Penalized regression is not scale-invariant, and standardization in the optimization algorithms is required. The R package glmnet has an option to standardize variables in optimization and put them back to the original scale, which we adopted. All the LASSO coefficients that are presented hereafter are unstandardized regression coefficients. Table 5 summarizes the 51 variables which were selected 75 or more times in LASSO and also were statistically significant with FS (p < 0.05). Specifically, the means and SDs (standard deviations) of LASSO coefficients are reported as well as the FS coefficients and the p-values. Of note, the means and SDs of LASSO coefficients were presented to provide information on the central tendency and variability of them across multiple iterations, and statistical significance should not be inferred. For instance, 0.28 and 0.02 of ST004D01T are the mean and SD of the 100 LASSO coefficients of ST004D01T, respectively. Additional techniques such as post-selection inference (Lee et al., 2016) are necessary for further significance testing.

Table 5 Statistically significant variables with FS and selected ≥ 75 with LASSO

Among the 51 variables, 26 variables were selected across all 100 iterations. As shown, regression coefficients were approximately equal across procedures with LASSO values slightly lower overall when values did differ, which can be attributed to the shrinking of LASSO coefficients. Consistent with previous research, gender differences were reported across all 100 iterations in which females reported heightened schoolwork-related anxiety compared to males. As reported, important variables spanned across such dimensions as achievement goals (e.g., ST119Q01, ST119Q02), sense of belonging (e.g., ST034Q01, ST034Q04), and science knowledge (ST131Q08, ST129Q08), as well as availability of home resources (e.g., books in the home). Furthermore, home resources including the number of books in the home (ST013Q01) and number of cell phones with internet access (ST012Q05) were positively associated with higher schoolwork-related anxiety. Notably, indicators associated with students’ achievement goals were positively associated with reported anxiety. In particular, increased anxiety was associated with wanting top grades in most or all courses (ST119Q01), selecting from among the best opportunities available when they graduate (ST119Q02), and wanting top grades at school and continue working on tasks until perfect (ST121Q03), respectively.

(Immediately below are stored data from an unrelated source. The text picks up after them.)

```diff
+  __device__ __forceinline__ void begin(const SplitArgs& a, int n0, int t) {
+    c8 = t % C8;
+    trow = t / C8;
+    gcol = n0 + c8 * 8;
+    live = gcol < a.cout;
+    if constexpr (NT % C8 != 0) live = live && t < RPP * C8;
+    whole = gcol + 8 <= a.cout;
+    lowhalf = gcol < a.split;
+    bias4[0] = bias4[1] = f32x4{0.f, 0.f, 0.f, 0.f};
+    addend = nullptr;
+    if (!live) return;
+    if (a.bias) {
+      bias4[0] = *reinterpret_cast<const f32x4*>(a.bias + gcol);
+      if (whole) bias4[1] = *reinterpret_cast<const f32x4*>(a.bias + gcol + 4);
+    }
+    addend = addend_of(a);
+  }
+
+  __device__ __forceinline__ void request(const SplitArgs& a, int m0, int rstride, int roff, int batch, RowOps (&ops)[EB]) const {
+    if (!live) return;
     static_for<EB>([&](auto bc) {
-      constexpr int b = decltype(bc)::value;
-      const int row = row0 + b * RPP;
+      RowOps& o = ops[decltype(bc)::value];
+      const int row = trow + (batch * EB + decltype(bc)::value) * RPP;
       const int grow = m0 + (row >> 5) * rstride + roff + (row & 31);
-      if (row < nrows && grow < a.M) {
-        const RowOps& cur = ops[b];
-        f32x4 v[2];
-        v[0] = *reinterpret_cast<const f32x4*>(&sC[row * LDC + c8 * 8]);
-        v[1] = *reinterpret_cast<const f32x4*>(&sC[row * LDC + c8 * 8 + 4]);
-#pragma unroll
-        for (int q = 0; q < 2; ++q)
-#pragma unroll
-          for (int e = 0; e < 4; ++e) v[q][e] = (v[q][e] * a.w_inv + cur.add[q][e] + bias4[q][e]) * a.out_scale;
-        epi_unit<EPI>(v, cur.x0, cur.x1, lowhalf);
-        if (a.out16) {
-          U8 hi, lo;
-          split4(v[0], hi, lo, 0);
-          split4(v[1], hi, lo, 4);
-          float* u = a.out + (int64_t)grow * a.ldo + gcol;
-          if (whole) {
-            *reinterpret_cast<h16x8*>(u) = hi.v;
-            *reinterpret_cast<h16x8*>(u + 4) = lo.v;
-          } else {
-            *reinterpret_cast<uint2*>(u) = __builtin_bit_cast(uint2, __builtin_shufflevector(hi.v, hi.v, 0, 1, 2, 3));
-            *reinterpret_cast<uint2*>(u + 4) = __builtin_bit_cast(uint2, __builtin_shufflevector(lo.v, lo.v, 0, 1, 2, 3));
-          }
+      if (row >= ROWS || grow >= a.M) return;
+      if (a.addend) {
+        o.add[0] = *(vfml_gf4ptr)(addend + (int64_t)grow * a.ld_addend + gcol);
+        if (whole) o.add[1] = *(vfml_gf4ptr)(addend + (int64_t)grow * a.ld_addend + gcol + 4);
+      }
+      if constexpr (EPI == VFML_EPI_GRU_ZR) {
+        if (!lowhalf) {
+          o.h0 = *reinterpret_cast<const h16x8*>(a.aux0 + (int64_t)grow * a.ld_aux0 + gcol - a.split);
+          o.l0 = *reinterpret_cast<const h16x8*>(a.aux0 + (int64_t)grow * a.ld_aux0 + gcol - a.split + 4);
+        }
+      }
+      if constexpr (EPI == VFML_EPI_GRU_Q) {
+        o.h0 = *reinterpret_cast<const h16x8*>(a.aux0 + (int64_t)grow * a.ld_aux0 + gcol);
+        o.l0 = *reinterpret_cast<const h16x8*>(a.aux0 + (int64_t)grow * a.ld_aux0 + gcol + 4);
+        o.h1 = *reinterpret_cast<const h16x8*>(a.aux1 + (int64_t)grow * a.ld_aux1 + gcol);
+        o.l1 = *reinterpret_cast<const h16x8*>(a.aux1 + (int64_t)grow * a.ld_aux1 + gcol + 4);
+      }
+    });
+  }
+
+  __device__ __forceinline__ void finish(const SplitArgs& a, const float* sC, int m0, int rstride, int roff, int batch,
+                                         const RowOps (&ops)[EB]) const {
+    if (!live) return;
+    static_for<EB>([&](auto bc) {
+      const RowOps& cur = ops[decltype(bc)::value];
+      const int row = trow + (batch * EB + decltype(bc)::value) * RPP;
+      const int grow = m0 + (row >> 5) * rstride + roff + (row & 31);
+      if (row >= ROWS || grow >= a.M) return;
+      const f32x4 zero = {0.f, 0.f, 0.f, 0.f};
+      f32x4 add[2] = {zero, zero}, x0[2] = {zero, zero}, x1[2] = {zero, zero};
+      if (a.addend) {
+        add[0] = cur.add[0];
+        if (whole) add[1] = cur.add[1];
+      }
+      if constexpr (EPI == VFML_EPI_GRU_ZR) {
+        if (!lowhalf) {
+#pragma unroll
+          for (int e = 0; e < 8; ++e) x0[e >> 2][e & 3] = (float)cur.h0[e] + (float)cur.l0[e];
+        }
+      }
+      if constexpr (EPI == VFML_EPI_GRU_Q) {
+#pragma unroll
+        for (int e = 0; e < 8; ++e) {
+          x0[e >> 2][e & 3] = (float)cur.h0[e] + (float)cur.l0[e];
+          x1[e >> 2][e & 3] = (float)cur.h1[e] + (float)cur.l1[e];
+        }
+      }
+      f32x4 v[2];
+      v[0] = *reinterpret_cast<const f32x4*>(&sC[row * LDC + c8 * 8]);
+      v[1] = *reinterpret_cast<const f32x4*>(&sC[row * LDC + c8 * 8 + 4]);
+#pragma unroll
+      for (int q = 0; q < 2; ++q)
+#pragma unroll
+        for (int e = 0; e < 4; ++e) v[q][e] = (v[q][e] * a.w_inv + add[q][e] + bias4[q][e]) * a.out_scale;
+      epi_unit<EPI>(v, x0, x1, lowhalf);
+      if (a.out16) {
+        U8 hi, lo;
+        split4(v[0], hi, lo, 0);
+        split4(v[1], hi, lo, 4);
+        float* u = a.out + (int64_t)grow * a.ldo + gcol;
+        if (whole) {
+          *reinterpret_cast<h16x8*>(u) = hi.v;
+          *reinterpret_cast<h16x8*>(u + 4) = lo.v;
         } else {
-          float* o = a.out + (int64_t)grow * a.ldo + gcol;
-          *reinterpret_cast<f32x4*>(o) = v[0];
-          if (whole) *reinterpret_cast<f32x4*>(o + 4) = v[1];
-        }
+          *reinterpret_cast<uint2*>(u) = __builtin_bit_cast(uint2, __builtin_shufflevector(hi.v, hi.v, 0, 1, 2, 3));
+          *reinterpret_cast<uint2*>(u + 4) = __builtin_bit_cast(uint2, __builtin_shufflevector(lo.v, lo.v, 0, 1, 2, 3));
+        }
+      } else {
+        float* o = a.out + (int64_t)grow * a.ldo + gcol;
+        *reinterpret_cast<f32x4*>(o) = v[0];
+        if (whole) *reinterpret_cast<f32x4*>(o + 4) = v[1];
       }
     });
   }
+};
+
+__device__ __forceinline__ int fast_rows_kind(const SplitArgs& a) {
+  const bool gru = a.epilogue == VFML_EPI_GRU_ZR || a.epilogue == VFML_EPI_GRU_Q;
+  if (!(a.vec_ok && a.cout % 4 == 0 && (!gru || (a.aux16 && a.split % 8 == 0 && a.cout % 8 == 0)) &&
+        (!a.bias || (reinterpret_cast<uintptr_t>(a.bias) & 15u) == 0)))
+    return -1;
+  switch (a.epilogue) {
+    case VFML_EPI_NONE:
+    case VFML_EPI_RELU:
+    case VFML_EPI_GRU_ZR:
+    case VFML_EPI_GRU_Q: return a.epilogue;
+    default: return -1;
+  }
+}
+
+template <int TM, int I, class Rows>
+__device__ __forceinline__ void fast_rows_slab(const Rows& rows, typename Rows::RowOps (&ops)[2][Rows::EB], const SplitArgs& a,
+                                               const float* sC, int m0) {
+  static_for<Rows::NB>([&](auto bc) {
+    constexpr int k = I * Rows::NB + decltype(bc)::value, kn = k + 1;
+    if constexpr (kn < TM * Rows::NB) rows.request(a, m0, 32 * TM, (kn / Rows::NB) * 32, kn % Rows::NB, ops[kn & 1]);
+    rows.finish(a, sC, m0, 32 * TM, I * 32, k % Rows::NB, ops[k & 1]);
+  });
+}
+
+template <int BN, int NT, int EPI, int ROWS>
+__device__ __forceinline__ void epilogue_rows_fast_k(const SplitArgs& a, const float* sC, int m0, int n0, int t, int rstride,
+                                                     int roff) {
+  using Rows = FastRows<BN, NT, EPI, ROWS>;
+  Rows rows;
+  typename Rows::RowOps ops[2][Rows::EB];
+  rows.begin(a, n0, t);
+  rows.request(a, m0, rstride, roff, 0, ops[0]);
+  static_for<Rows::NB>([&](auto bc) {
+    constexpr int b = decltype(bc)::value;
+    if constexpr (b + 1 < Rows::NB) rows.request(a, m0, rstride, roff, b + 1, ops[(b + 1) & 1]);
+    rows.finish(a, sC, m0, rstride, roff, b, ops[b & 1]);
+  });
 }
 
 __device__ __forceinline__ void lds_barrier() {
@@ -445,19 +516,14 @@
   }
 }
 
-template <int BN, int NT>
-__device__ __forceinline__ bool epilogue_rows_fast(const SplitArgs& a, const float* sC, int m0, int n0, int t, int nrows,
-                                                   int rstride, int roff) {
-  const bool gru = a.epilogue == VFML_EPI_GRU_ZR || a.epilogue == VFML_EPI_GRU_Q;
-  if (!(a.vec_ok && a.cout % 4 == 0 && (!gru || (a.aux16 && a.split % 8 == 0 && a.cout % 8 == 0)) &&
-        (!a.bias || (reinterpret_cast<uintptr_t>(a.bias) & 15u) == 0) && a.epilogue != VFML_EPI_TANH_RELU &&
-        a.epilogue != VFML_EPI_ADD_AUX))
-    return false;
-  switch (a.epilogue) {
-    case VFML_EPI_NONE: epilogue_rows_fast_k<BN, NT, VFML_EPI_NONE>(a, sC, m0, n0, t, nrows, rstride, roff); return true;
-    case VFML_EPI_RELU: epilogue_rows_fast_k<BN, NT, VFML_EPI_RELU>(a, sC, m0, n0, t, nrows, rstride, roff); return true;
-    case VFML_EPI_GRU_ZR: epilogue_rows_fast_k<BN, NT, VFML_EPI_GRU_ZR>(a, sC, m0, n0, t, nrows, rstride, roff); return true;
-    case VFML_EPI_GRU_Q: epilogue_rows_fast_k<BN, NT, VFML_EPI_GRU_Q>(a, sC, m0, n0, t, nrows, rstride, roff); return true;
+template <int BN, int NT, int ROWS>
+__device__ __forceinline__ bool epilogue_rows_fast(const SplitArgs& a, const float* sC, int m0, int n0, int t, int rstride,
+                                                   int roff) {
+  switch (fast_rows_kind(a)) {
+    case VFML_EPI_NONE: epilogue_rows_fast_k<BN, NT, VFML_EPI_NONE, ROWS>(a, sC, m0, n0, t, rstride, roff); return true;
+    case VFML_EPI_RELU: epilogue_rows_fast_k<BN, NT, VFML_EPI_RELU, ROWS>(a, sC, m0, n0, t, rstride, roff); return true;
+    case VFML_EPI_GRU_ZR: epilogue_rows_fast_k<BN, NT, VFML_EPI_GRU_ZR, ROWS>(a, sC, m0, n0, t, rstride, roff); return true;
+    case VFML_EPI_GRU_Q: epilogue_rows_fast_k<BN, NT, VFML_EPI_GRU_Q, ROWS>(a, sC, m0, n0, t, rstride, roff); return true;
     default: return false;
   }
 }
```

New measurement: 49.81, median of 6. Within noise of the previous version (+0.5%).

Furthermore, increased study behaviors, such as engaging in homework or studying before (ST076Q02) or after school (ST078Q02), were also associated with increased anxiety. Notably, students who reported feeling like an outsider (ST034Q01) or awkward and out of place in their school (ST034Q04) reported less anxiety. However, higher anxiety was associated with students who reported that their teachers called on them less often than other students (ST039Q01) and gave students the impression that they think they are less smart than they really are (ST039Q03). Interestingly, several items related to students’ science knowledge were also associated with higher anxiety. This included the item asking students to explain why earthquakes occur more frequently in some areas than others (ST129Q02) and identify the better of two explanations for the formation of acid rain (ST29Q08). Unsurprisingly, engagement in vigorous physical activities for at least 20 min per day (ST032Q02) and exercising or practicing a sport after school (ST078Q11) were both negatively associated with student anxiety. Likewise, students who reported meeting friends or talking to friends on the phone (ST078Q07) also reported lower anxiety, including those who reported being satisfied with their life as a whole (ST016Q01). Notably, increased mathematics achievement was negatively associated with reported anxiety (coefficient = − 0.005), whereas reading achievement was positively associated with anxiety (coefficient = 0.002), respectively.

Correspondingly, LASSO and FS identified 28 variables (14.89%) selected 75 times or more but statistically unrelated with schoolwork-related anxiety. Table 6 indicates these variables related to students’ academic- and non-academic behaviors (e.g., ST078Q03NA: “After leaving school did you: Watch TV\ < DVD > \Video”), home resources (e.g., ST011Q01TA: “In your home: A desk to study at”), and perceptions of teacher behaviors (e.g., ST039Q05NA: “Teachers ridiculed me in front of others.”). Furthermore, 16 of the 28 variables (57.14%) were not included in the FS modeling (e.g., ST123Q02NA: “My parents support my educational efforts and achievement.”).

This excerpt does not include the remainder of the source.